# REQUIRED WORK
For the string "partial", state the number of lines in the data that contain it, and nothing else.

(Saved entries)
★ ★ ★ ★

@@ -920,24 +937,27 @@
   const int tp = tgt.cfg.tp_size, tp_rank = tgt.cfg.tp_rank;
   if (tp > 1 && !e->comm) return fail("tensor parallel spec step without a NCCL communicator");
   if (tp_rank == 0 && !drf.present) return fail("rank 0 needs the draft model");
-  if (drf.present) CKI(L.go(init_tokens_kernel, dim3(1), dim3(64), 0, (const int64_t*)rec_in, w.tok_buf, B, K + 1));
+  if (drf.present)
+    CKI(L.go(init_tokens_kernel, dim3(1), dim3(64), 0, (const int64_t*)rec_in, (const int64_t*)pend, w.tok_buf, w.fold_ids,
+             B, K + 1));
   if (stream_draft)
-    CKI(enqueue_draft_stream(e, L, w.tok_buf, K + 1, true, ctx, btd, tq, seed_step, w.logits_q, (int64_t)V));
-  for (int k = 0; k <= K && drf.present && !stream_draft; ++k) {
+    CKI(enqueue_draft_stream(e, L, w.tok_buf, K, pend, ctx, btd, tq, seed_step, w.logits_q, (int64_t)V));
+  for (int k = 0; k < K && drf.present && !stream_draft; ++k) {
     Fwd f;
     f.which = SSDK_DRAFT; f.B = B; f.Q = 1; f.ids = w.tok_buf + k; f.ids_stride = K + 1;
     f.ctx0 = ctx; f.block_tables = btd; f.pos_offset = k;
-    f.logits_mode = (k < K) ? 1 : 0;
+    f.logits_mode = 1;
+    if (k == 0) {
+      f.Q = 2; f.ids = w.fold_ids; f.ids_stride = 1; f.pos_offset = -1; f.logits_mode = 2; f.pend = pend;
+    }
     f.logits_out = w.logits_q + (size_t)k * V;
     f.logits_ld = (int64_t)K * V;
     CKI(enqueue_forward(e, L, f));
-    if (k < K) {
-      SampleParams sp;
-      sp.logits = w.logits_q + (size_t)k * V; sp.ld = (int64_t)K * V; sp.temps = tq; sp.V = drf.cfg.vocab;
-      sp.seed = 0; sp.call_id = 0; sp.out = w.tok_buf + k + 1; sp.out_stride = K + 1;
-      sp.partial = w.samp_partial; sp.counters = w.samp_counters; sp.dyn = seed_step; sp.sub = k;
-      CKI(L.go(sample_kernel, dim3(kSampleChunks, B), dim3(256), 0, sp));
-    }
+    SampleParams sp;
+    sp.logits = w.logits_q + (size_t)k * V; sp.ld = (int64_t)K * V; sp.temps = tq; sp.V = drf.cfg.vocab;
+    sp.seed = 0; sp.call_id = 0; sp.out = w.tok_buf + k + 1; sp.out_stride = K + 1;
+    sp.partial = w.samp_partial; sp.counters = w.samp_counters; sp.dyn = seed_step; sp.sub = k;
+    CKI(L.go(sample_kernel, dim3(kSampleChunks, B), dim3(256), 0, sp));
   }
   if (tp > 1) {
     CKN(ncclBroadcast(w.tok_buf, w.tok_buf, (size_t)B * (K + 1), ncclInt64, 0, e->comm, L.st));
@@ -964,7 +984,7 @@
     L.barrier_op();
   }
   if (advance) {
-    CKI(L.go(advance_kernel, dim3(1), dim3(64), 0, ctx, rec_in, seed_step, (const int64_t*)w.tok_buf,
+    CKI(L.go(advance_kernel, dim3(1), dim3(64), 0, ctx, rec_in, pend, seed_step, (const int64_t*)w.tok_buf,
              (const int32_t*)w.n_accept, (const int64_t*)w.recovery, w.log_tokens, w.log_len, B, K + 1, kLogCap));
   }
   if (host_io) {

★ ★ ★ ★

# EXERCISE OUTPUT
2